### DATA SUPPLIED

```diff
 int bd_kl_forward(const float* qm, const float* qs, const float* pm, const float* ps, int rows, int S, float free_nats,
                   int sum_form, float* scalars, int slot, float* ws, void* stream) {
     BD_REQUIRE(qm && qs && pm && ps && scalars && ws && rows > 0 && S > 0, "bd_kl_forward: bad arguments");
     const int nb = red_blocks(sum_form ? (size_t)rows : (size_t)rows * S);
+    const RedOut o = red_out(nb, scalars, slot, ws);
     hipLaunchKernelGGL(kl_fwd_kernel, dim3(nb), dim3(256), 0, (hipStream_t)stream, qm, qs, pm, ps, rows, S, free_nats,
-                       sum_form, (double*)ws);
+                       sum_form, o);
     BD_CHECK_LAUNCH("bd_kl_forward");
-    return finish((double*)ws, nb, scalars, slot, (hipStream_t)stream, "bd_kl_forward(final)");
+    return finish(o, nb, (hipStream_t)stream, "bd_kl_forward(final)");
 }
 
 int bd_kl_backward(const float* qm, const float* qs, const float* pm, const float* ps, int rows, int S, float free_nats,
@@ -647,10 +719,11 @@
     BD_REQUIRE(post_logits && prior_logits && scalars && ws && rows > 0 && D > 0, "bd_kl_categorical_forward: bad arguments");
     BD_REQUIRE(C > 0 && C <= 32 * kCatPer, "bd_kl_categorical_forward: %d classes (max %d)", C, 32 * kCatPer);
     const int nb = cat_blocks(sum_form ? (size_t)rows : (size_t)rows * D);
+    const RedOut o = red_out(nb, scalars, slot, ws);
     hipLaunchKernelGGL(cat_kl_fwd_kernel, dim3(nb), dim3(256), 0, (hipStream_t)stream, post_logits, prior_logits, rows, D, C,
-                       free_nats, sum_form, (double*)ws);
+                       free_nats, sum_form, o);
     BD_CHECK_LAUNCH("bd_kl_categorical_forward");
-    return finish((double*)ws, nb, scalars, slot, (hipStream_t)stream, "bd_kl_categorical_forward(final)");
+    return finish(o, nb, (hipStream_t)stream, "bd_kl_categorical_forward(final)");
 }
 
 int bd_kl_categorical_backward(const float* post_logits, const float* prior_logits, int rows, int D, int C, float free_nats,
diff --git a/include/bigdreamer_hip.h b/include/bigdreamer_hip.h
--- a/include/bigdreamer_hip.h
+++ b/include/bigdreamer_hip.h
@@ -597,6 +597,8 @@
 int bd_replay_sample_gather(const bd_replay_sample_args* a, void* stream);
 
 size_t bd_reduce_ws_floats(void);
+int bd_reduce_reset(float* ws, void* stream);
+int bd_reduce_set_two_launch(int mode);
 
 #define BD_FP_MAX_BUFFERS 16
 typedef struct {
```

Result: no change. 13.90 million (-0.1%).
* * *
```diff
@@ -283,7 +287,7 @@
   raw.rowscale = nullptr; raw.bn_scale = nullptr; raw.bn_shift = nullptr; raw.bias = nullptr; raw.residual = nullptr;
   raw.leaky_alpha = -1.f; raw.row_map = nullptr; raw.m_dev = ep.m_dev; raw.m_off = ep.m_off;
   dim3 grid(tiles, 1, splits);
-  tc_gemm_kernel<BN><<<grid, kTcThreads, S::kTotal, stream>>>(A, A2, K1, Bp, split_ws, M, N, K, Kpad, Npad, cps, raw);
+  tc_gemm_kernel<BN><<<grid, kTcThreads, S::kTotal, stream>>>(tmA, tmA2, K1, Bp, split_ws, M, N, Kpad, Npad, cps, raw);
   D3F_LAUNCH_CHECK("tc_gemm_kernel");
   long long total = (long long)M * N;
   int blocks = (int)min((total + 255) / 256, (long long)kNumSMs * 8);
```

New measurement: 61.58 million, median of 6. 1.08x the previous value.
--
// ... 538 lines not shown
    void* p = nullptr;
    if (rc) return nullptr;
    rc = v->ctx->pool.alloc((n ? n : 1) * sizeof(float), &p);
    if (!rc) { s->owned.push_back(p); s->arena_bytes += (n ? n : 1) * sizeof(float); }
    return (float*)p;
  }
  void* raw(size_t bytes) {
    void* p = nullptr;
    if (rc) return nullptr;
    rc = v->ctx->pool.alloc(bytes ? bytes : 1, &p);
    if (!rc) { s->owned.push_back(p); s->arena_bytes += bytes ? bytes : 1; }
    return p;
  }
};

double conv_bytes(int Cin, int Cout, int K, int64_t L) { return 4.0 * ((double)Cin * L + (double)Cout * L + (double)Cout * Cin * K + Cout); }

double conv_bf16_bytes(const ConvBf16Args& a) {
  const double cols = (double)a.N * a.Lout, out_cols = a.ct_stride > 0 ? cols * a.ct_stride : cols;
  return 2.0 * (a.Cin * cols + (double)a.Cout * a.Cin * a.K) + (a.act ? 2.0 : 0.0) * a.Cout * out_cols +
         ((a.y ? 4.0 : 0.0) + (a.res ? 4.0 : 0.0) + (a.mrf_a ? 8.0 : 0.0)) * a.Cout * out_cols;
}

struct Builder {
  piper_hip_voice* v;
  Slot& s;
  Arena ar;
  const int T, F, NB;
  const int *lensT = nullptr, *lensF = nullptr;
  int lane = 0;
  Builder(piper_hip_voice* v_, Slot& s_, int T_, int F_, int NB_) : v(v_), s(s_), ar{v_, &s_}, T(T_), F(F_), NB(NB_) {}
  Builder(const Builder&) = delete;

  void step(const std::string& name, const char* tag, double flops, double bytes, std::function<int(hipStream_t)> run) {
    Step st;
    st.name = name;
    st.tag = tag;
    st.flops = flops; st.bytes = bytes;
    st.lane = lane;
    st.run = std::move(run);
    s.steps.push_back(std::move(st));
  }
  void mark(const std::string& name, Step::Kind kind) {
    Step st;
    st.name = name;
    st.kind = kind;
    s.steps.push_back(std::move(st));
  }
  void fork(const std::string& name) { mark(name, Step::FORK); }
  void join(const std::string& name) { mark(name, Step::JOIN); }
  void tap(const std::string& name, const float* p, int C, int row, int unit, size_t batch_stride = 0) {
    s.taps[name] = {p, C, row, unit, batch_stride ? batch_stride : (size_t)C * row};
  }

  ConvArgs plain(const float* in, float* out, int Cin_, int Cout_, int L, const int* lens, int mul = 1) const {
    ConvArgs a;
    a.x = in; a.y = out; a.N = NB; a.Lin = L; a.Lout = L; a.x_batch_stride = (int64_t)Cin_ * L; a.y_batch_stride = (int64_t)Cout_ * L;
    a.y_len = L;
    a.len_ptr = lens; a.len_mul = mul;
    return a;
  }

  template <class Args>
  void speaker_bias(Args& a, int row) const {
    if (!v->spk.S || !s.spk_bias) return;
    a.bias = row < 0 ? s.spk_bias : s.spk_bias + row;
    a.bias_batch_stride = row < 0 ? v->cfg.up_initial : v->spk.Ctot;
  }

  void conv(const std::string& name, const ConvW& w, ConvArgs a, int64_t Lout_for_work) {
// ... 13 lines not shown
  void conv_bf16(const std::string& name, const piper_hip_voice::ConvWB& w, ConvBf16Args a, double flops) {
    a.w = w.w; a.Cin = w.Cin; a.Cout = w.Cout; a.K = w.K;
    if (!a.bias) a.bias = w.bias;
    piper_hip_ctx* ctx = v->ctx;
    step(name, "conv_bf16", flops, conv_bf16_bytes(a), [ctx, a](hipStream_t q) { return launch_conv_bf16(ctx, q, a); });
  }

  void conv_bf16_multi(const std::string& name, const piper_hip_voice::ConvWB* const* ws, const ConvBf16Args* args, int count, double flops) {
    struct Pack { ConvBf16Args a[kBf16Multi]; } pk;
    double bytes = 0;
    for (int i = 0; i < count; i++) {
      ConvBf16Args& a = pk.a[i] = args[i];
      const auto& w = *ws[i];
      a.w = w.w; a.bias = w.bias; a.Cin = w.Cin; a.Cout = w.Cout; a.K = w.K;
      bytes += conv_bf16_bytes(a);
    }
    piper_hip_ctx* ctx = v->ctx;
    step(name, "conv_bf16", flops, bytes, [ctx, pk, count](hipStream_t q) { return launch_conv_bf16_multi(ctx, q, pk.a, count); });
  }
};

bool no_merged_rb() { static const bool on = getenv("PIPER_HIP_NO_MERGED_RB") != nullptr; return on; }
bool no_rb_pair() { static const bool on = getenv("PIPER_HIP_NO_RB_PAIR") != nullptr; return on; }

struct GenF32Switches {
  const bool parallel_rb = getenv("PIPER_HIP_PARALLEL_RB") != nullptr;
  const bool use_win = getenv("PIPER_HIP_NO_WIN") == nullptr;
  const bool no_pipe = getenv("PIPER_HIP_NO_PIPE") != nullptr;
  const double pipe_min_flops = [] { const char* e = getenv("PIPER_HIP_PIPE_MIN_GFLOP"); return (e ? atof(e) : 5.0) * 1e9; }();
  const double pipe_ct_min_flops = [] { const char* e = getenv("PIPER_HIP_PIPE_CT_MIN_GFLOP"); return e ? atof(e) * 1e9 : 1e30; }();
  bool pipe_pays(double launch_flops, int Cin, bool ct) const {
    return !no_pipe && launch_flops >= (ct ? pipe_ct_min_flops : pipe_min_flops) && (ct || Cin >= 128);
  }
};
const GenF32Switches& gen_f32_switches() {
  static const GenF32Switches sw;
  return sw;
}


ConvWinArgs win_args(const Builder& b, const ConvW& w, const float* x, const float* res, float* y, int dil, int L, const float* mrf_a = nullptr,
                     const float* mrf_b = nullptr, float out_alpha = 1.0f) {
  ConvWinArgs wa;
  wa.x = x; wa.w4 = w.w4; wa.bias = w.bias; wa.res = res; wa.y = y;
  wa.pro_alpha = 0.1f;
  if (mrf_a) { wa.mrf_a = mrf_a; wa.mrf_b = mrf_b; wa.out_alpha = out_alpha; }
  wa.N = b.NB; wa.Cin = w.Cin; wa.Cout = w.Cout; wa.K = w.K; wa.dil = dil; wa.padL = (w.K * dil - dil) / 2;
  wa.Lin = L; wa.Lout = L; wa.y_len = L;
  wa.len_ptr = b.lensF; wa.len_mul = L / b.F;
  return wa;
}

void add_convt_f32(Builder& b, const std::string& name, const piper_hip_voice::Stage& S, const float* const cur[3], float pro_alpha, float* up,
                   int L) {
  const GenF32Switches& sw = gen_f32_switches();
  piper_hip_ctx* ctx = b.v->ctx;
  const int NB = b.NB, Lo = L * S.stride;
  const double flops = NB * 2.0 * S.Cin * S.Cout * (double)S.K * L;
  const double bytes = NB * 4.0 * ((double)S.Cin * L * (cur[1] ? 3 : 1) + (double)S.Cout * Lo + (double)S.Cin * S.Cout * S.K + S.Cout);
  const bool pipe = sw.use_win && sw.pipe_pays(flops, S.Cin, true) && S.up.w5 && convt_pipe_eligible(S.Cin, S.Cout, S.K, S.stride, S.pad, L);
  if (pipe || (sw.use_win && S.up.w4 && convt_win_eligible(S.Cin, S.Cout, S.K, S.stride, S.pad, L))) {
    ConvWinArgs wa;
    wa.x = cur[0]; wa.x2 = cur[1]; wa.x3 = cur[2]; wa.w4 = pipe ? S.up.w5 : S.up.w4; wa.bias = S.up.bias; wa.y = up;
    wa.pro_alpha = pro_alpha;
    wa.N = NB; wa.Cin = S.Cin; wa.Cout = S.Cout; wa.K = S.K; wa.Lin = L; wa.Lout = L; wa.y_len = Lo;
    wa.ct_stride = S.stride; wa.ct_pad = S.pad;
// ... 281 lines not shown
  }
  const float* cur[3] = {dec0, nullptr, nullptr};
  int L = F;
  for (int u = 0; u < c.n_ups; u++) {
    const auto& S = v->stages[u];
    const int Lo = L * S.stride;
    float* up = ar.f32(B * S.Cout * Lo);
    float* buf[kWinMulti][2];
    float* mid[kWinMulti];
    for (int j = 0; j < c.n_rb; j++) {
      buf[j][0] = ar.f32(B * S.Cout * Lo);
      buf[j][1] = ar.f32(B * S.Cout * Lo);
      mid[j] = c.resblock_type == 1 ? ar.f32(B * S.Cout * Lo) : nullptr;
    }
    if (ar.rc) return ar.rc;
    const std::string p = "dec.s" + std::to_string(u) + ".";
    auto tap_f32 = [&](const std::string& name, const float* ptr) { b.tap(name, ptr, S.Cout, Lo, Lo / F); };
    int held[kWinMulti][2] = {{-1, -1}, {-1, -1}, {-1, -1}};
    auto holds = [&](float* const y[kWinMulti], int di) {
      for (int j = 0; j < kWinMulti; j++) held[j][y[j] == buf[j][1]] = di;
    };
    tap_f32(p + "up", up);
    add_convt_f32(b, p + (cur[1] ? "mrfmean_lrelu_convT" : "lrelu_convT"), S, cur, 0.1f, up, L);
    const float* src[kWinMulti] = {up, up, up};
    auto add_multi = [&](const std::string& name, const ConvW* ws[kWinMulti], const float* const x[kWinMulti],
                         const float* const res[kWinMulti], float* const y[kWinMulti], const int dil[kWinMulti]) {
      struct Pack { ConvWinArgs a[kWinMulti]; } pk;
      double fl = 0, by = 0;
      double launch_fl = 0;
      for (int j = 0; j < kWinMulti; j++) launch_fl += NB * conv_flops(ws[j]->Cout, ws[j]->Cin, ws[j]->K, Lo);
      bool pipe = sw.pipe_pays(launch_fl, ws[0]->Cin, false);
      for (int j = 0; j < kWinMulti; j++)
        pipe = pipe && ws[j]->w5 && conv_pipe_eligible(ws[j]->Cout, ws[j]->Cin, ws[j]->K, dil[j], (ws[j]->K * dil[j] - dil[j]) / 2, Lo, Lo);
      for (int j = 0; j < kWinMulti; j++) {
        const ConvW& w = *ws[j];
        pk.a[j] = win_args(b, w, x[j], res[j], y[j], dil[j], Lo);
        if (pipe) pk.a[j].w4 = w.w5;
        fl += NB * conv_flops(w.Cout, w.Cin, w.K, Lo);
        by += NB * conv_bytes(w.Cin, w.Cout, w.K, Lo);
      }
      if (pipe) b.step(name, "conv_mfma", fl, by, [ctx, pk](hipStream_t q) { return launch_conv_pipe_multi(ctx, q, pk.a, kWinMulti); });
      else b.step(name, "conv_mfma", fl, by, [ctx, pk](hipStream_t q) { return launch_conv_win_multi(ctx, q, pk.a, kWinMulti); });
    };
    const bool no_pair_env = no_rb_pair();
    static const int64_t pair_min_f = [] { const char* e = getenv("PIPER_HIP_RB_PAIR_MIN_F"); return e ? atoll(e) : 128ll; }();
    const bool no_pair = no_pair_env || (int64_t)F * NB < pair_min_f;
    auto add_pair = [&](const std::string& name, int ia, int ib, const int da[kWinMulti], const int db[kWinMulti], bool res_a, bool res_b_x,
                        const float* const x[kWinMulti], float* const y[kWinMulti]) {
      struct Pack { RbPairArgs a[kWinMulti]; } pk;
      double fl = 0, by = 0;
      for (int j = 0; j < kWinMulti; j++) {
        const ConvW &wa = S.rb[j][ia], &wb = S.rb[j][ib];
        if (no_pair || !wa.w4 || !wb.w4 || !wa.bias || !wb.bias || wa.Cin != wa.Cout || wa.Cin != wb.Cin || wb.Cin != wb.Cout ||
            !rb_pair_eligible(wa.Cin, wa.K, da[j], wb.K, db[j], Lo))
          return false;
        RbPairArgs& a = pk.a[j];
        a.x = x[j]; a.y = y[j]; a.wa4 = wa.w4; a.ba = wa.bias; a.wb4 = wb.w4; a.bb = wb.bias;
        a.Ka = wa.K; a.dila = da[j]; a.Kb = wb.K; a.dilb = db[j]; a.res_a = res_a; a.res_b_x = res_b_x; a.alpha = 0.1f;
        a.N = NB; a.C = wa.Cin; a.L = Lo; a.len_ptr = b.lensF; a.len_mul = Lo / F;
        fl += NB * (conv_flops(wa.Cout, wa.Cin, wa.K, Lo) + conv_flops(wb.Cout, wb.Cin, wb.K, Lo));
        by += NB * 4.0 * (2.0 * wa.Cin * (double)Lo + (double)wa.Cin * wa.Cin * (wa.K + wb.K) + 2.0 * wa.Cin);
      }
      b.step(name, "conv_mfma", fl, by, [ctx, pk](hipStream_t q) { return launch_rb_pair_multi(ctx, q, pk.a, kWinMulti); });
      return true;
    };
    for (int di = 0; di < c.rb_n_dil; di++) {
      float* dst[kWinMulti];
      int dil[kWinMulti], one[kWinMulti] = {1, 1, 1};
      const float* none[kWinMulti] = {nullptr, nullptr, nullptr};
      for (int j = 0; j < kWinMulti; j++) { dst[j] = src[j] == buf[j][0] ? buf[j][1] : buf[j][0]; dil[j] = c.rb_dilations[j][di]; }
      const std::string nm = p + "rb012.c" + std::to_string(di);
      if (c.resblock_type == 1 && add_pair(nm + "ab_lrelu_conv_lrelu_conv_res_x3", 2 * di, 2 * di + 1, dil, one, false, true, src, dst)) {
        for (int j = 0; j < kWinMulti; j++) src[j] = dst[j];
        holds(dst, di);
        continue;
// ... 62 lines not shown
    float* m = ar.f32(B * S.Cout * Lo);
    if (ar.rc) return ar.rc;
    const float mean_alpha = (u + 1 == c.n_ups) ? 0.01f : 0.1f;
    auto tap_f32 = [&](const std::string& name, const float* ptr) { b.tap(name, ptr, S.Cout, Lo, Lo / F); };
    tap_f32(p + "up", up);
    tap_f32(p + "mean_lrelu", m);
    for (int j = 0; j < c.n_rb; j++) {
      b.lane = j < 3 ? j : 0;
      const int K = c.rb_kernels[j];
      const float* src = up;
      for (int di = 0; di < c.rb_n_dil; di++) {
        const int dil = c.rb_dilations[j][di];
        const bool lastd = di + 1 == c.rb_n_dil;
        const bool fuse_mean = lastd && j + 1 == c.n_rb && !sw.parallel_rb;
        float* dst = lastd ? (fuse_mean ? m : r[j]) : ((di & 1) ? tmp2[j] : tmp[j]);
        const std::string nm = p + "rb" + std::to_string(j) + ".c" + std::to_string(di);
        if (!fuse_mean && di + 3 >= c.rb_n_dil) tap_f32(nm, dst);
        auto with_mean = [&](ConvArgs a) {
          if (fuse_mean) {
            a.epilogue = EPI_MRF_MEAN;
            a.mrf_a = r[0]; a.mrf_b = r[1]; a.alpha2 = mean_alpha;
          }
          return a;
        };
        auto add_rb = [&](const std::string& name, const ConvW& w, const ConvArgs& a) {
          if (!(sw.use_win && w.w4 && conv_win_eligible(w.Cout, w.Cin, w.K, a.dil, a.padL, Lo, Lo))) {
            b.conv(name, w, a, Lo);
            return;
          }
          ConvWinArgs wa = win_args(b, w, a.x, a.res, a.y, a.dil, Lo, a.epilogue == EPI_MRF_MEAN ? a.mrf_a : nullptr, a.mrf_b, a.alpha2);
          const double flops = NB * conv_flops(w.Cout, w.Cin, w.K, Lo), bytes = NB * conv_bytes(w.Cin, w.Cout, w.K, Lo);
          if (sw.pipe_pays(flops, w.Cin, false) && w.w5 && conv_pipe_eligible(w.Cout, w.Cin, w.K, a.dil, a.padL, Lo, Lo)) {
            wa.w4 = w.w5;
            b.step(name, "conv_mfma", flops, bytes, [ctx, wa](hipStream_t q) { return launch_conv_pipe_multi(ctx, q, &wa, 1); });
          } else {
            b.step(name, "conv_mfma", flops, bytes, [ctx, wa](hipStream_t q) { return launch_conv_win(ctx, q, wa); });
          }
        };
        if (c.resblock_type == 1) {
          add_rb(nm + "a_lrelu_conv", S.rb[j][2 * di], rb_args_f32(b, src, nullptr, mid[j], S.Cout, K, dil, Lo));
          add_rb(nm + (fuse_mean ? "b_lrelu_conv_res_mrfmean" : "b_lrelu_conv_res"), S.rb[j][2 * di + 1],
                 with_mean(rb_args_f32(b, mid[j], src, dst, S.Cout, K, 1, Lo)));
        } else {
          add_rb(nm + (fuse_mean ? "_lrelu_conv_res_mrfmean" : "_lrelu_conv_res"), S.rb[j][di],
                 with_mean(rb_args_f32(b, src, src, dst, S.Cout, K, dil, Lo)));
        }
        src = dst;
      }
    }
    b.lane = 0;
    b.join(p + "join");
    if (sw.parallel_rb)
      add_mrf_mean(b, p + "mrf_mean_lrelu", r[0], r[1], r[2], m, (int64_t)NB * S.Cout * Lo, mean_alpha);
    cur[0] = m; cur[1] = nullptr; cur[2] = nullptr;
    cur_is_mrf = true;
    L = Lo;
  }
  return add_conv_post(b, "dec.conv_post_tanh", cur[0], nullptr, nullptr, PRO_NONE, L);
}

### EXERCISE REQUIREMENTS
Using the entries above, give back exactly the line containing "s->arena_bytes += bytes", the line containing "void tap(const std::string&", and every line between them, and nothing else.

### SOLUTION TO THIS PROBLEM
    if (!rc) { s->owned.push_back(p); s->arena_bytes += bytes ? bytes : 1; }
    return p;
  }
};

double conv_bytes(int Cin, int Cout, int K, int64_t L) { return 4.0 * ((double)Cin * L + (double)Cout * L + (double)Cout * Cin * K + Cout); }

double conv_bf16_bytes(const ConvBf16Args& a) {
  const double cols = (double)a.N * a.Lout, out_cols = a.ct_stride > 0 ? cols * a.ct_stride : cols;
  return 2.0 * (a.Cin * cols + (double)a.Cout * a.Cin * a.K) + (a.act ? 2.0 : 0.0) * a.Cout * out_cols +
         ((a.y ? 4.0 : 0.0) + (a.res ? 4.0 : 0.0) + (a.mrf_a ? 8.0 : 0.0)) * a.Cout * out_cols;
}

struct Builder {
  piper_hip_voice* v;
  Slot& s;
  Arena ar;
  const int T, F, NB;
  const int *lensT = nullptr, *lensF = nullptr;
  int lane = 0;
  Builder(piper_hip_voice* v_, Slot& s_, int T_, int F_, int NB_) : v(v_), s(s_), ar{v_, &s_}, T(T_), F(F_), NB(NB_) {}
  Builder(const Builder&) = delete;

  void step(const std::string& name, const char* tag, double flops, double bytes, std::function<int(hipStream_t)> run) {
    Step st;
    st.name = name;
    st.tag = tag;
    st.flops = flops; st.bytes = bytes;
    st.lane = lane;
    st.run = std::move(run);
    s.steps.push_back(std::move(st));
  }
  void mark(const std::string& name, Step::Kind kind) {
    Step st;
    st.name = name;
    st.kind = kind;
    s.steps.push_back(std::move(st));
  }
  void fork(const std::string& name) { mark(name, Step::FORK); }
  void join(const std::string& name) { mark(name, Step::JOIN); }
  void tap(const std::string& name, const float* p, int C, int row, int unit, size_t batch_stride = 0) {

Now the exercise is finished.